__Exercise instructions__. Using the lines below, work out the count of those that hold "bits". Give the number only.

__Data to process__.
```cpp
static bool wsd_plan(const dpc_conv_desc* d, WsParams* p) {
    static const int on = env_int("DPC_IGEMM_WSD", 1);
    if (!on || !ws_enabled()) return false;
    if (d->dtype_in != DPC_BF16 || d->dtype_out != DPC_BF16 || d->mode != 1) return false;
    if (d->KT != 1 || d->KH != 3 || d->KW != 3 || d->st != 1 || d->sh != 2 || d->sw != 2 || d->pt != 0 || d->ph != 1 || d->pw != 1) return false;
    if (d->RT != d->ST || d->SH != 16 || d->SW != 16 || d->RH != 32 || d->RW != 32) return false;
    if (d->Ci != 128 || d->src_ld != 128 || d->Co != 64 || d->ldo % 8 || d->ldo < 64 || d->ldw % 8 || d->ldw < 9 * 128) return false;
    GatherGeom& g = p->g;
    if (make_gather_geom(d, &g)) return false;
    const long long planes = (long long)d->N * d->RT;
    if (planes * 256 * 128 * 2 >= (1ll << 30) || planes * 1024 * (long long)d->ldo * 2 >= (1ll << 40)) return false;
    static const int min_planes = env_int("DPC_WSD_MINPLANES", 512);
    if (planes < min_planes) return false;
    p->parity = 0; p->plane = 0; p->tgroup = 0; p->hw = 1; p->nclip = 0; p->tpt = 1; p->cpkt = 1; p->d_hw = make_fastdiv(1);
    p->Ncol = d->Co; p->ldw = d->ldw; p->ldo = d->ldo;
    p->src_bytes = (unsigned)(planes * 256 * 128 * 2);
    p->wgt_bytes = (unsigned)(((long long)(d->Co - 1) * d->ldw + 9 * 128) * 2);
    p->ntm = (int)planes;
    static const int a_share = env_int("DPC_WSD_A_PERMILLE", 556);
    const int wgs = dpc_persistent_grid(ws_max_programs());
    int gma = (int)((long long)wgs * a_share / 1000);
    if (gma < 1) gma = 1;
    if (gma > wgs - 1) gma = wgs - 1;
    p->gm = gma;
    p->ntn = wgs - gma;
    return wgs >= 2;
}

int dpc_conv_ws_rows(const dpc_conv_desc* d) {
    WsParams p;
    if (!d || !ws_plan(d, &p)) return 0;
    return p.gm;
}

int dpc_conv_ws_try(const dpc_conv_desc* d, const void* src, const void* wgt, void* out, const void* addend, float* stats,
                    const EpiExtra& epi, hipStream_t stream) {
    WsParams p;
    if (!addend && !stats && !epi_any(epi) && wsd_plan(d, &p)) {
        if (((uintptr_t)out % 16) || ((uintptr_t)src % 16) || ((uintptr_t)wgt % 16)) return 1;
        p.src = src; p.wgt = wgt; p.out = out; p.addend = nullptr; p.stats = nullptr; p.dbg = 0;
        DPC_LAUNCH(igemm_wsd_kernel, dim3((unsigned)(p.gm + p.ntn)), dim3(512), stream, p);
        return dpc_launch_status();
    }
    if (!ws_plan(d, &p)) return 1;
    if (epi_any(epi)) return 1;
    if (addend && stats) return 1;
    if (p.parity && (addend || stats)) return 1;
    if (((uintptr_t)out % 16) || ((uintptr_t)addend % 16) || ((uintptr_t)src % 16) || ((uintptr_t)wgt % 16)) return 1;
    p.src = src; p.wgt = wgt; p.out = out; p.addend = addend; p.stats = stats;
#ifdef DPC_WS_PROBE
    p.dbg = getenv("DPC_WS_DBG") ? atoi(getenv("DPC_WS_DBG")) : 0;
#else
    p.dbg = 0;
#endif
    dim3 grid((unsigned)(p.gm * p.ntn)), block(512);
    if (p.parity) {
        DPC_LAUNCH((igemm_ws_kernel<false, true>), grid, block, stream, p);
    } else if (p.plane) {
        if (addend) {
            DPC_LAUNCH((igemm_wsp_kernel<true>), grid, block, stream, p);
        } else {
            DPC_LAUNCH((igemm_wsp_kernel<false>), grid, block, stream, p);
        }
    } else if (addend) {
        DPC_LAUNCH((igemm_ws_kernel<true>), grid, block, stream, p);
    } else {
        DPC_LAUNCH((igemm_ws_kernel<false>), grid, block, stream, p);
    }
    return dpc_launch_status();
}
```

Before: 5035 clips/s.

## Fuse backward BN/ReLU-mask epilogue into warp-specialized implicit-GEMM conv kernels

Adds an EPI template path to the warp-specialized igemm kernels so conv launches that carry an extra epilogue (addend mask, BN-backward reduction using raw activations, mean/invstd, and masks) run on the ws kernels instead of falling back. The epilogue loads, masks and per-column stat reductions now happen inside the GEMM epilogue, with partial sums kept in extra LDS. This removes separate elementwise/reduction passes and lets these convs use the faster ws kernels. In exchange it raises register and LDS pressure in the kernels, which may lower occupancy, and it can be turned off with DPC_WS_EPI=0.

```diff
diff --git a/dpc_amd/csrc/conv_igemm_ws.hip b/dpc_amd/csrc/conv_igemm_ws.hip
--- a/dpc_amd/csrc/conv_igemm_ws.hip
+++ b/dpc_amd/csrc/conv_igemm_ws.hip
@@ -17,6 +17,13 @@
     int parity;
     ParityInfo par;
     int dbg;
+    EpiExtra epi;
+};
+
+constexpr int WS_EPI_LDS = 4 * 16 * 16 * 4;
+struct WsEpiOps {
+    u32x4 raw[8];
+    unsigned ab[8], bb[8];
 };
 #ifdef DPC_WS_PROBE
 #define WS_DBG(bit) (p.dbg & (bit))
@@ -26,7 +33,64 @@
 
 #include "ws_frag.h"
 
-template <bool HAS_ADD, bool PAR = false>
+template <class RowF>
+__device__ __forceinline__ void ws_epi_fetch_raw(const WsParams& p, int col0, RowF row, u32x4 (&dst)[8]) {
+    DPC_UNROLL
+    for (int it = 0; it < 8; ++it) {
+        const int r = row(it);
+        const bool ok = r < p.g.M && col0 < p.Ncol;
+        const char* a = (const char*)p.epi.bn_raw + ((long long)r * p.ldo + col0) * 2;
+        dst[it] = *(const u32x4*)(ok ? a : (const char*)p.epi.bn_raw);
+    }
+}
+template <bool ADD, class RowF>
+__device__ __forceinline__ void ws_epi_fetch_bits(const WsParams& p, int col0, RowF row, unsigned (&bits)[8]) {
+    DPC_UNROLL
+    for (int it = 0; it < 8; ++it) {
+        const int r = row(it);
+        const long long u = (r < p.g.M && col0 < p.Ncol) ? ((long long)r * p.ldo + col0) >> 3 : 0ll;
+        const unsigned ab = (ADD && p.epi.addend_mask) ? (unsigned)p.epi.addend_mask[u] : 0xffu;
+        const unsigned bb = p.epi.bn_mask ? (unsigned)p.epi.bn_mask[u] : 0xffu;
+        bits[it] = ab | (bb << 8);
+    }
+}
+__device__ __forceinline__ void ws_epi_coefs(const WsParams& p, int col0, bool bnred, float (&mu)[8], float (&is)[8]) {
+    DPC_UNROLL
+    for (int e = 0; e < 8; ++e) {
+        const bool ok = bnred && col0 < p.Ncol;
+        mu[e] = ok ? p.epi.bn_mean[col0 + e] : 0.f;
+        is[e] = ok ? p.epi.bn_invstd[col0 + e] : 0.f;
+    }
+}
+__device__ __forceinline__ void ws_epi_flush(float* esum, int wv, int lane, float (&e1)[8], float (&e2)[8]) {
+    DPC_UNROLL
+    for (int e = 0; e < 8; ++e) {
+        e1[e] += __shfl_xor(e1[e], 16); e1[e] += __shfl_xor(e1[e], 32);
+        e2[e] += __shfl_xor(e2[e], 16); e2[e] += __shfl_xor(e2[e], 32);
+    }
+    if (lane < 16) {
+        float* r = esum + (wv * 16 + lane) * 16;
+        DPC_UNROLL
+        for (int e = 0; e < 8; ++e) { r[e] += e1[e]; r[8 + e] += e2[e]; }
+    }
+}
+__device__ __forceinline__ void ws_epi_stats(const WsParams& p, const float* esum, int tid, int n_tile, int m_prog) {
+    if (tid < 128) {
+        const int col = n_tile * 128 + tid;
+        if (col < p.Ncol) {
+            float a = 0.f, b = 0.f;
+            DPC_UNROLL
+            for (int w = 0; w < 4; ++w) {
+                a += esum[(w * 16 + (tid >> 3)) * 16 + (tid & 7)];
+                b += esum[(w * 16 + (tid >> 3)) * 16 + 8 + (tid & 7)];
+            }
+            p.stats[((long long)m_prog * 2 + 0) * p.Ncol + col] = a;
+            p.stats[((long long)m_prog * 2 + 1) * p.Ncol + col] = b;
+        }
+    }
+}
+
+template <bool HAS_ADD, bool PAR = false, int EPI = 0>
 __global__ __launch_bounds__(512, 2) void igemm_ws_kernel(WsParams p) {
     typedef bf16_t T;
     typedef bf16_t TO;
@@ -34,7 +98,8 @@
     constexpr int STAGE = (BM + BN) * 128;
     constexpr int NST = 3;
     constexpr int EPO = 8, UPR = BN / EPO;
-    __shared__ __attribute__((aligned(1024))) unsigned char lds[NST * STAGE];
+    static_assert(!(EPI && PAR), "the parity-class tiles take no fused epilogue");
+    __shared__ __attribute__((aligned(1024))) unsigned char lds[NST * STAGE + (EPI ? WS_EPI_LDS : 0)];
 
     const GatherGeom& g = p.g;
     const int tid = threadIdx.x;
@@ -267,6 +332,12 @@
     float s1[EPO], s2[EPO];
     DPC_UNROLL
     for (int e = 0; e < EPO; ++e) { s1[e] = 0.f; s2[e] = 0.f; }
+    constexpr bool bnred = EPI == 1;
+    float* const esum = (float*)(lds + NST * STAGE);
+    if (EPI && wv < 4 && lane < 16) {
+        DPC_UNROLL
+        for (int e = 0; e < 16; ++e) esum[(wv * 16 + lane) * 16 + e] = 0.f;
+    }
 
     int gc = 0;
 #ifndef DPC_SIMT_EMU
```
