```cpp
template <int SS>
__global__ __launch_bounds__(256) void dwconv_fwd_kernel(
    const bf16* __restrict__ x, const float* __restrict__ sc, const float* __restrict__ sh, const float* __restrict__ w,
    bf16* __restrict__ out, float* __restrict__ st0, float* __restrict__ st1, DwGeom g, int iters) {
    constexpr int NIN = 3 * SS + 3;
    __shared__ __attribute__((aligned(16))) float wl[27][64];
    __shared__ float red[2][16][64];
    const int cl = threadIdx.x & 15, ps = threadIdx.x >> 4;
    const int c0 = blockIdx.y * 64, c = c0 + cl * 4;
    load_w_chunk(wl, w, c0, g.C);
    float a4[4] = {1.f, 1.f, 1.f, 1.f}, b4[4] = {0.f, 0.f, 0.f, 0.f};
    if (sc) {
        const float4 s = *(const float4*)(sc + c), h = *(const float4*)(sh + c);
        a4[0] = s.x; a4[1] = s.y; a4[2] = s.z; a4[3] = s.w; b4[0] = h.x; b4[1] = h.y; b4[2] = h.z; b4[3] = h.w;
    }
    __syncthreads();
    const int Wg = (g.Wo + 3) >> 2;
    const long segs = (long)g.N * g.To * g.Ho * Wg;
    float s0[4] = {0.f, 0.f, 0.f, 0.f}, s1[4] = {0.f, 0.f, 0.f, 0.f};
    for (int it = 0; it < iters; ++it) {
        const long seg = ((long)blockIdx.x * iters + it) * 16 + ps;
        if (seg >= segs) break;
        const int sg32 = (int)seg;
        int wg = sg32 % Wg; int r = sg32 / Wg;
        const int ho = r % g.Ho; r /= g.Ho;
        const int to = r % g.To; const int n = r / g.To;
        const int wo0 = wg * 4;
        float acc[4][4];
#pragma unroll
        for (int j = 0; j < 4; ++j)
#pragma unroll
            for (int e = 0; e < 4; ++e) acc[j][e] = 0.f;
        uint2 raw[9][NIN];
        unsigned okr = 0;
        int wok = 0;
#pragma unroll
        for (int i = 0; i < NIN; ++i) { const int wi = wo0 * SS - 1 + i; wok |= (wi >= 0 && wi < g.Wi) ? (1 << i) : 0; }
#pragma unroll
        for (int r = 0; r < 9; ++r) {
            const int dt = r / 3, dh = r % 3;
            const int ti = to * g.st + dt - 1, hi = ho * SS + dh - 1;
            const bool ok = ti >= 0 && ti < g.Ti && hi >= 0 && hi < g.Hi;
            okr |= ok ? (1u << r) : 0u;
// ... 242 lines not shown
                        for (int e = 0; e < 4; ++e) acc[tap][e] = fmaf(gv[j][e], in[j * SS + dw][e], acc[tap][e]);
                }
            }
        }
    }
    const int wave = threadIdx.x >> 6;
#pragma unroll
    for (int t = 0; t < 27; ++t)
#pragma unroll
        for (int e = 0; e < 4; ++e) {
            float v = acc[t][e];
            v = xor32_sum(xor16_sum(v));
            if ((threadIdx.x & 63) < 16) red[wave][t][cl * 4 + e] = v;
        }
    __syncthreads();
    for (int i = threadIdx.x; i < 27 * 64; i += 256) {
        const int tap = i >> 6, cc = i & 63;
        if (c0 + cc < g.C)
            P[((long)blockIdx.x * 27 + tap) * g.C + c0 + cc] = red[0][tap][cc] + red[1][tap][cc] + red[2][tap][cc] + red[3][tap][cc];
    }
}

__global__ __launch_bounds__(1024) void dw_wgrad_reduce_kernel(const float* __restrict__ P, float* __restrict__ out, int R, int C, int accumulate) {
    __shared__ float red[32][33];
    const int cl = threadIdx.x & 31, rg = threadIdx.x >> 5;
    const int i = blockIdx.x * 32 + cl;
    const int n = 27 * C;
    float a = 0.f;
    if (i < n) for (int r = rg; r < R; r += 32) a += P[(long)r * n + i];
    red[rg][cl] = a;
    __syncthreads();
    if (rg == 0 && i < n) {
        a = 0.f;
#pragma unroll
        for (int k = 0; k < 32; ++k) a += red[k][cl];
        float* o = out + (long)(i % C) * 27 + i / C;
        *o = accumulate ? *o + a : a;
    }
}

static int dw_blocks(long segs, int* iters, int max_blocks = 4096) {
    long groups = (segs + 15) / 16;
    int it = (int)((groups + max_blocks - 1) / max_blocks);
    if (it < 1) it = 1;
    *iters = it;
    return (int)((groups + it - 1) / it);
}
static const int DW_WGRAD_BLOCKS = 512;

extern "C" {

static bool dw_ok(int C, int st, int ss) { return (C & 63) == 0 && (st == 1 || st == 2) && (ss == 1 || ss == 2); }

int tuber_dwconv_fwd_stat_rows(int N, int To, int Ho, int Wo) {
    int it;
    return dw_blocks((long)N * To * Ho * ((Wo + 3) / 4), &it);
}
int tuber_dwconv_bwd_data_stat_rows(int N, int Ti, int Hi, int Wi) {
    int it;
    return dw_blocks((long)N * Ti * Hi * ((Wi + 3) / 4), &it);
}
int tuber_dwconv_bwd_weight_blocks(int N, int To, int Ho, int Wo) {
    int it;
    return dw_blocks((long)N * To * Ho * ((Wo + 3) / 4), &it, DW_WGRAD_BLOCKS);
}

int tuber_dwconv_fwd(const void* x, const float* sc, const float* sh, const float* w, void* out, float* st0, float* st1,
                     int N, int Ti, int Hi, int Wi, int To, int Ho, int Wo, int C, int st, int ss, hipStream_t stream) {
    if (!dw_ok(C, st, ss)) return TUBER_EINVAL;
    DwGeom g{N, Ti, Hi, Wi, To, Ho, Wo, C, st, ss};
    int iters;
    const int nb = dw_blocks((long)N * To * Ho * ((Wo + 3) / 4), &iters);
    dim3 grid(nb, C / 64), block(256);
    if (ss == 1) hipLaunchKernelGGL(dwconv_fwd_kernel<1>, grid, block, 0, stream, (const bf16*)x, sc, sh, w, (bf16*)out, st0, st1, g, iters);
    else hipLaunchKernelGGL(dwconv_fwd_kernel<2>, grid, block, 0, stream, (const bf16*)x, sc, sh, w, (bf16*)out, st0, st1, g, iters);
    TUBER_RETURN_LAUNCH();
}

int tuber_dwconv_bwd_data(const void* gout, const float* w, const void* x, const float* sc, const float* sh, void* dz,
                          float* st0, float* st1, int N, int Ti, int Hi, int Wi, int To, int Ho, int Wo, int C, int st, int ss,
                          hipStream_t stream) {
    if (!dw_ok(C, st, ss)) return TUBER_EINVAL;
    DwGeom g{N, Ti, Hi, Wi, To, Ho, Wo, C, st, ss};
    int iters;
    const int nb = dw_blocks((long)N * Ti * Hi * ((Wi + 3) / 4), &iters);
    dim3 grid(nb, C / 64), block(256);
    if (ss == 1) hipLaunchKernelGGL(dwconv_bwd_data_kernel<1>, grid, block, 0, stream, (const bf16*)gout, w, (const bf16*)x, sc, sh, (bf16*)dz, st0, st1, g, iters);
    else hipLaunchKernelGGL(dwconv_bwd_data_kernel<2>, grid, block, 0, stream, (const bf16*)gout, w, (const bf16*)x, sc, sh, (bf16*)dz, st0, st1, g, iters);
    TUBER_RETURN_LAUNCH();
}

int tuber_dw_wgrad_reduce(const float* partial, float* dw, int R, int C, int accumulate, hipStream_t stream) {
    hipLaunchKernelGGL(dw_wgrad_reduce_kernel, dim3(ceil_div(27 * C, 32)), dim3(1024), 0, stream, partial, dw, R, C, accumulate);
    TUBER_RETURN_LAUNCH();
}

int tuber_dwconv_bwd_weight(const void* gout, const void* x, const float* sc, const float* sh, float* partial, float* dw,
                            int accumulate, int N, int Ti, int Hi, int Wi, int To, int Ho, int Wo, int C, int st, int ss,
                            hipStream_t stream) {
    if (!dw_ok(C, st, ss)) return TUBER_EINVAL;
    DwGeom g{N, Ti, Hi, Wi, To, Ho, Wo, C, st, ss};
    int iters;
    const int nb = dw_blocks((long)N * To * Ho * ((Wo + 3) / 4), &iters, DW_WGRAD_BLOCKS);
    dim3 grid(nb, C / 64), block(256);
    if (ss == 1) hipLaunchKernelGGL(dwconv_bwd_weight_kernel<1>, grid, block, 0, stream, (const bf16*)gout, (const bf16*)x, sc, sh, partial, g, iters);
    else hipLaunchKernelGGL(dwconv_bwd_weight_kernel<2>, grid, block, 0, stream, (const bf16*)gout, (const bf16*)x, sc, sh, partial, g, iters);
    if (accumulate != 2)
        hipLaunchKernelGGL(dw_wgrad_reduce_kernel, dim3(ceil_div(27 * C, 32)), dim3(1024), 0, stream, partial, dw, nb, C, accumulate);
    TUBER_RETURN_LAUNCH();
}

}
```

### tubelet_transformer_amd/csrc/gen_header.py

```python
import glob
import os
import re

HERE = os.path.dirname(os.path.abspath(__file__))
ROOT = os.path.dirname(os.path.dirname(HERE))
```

__Reply to the exercise__. 2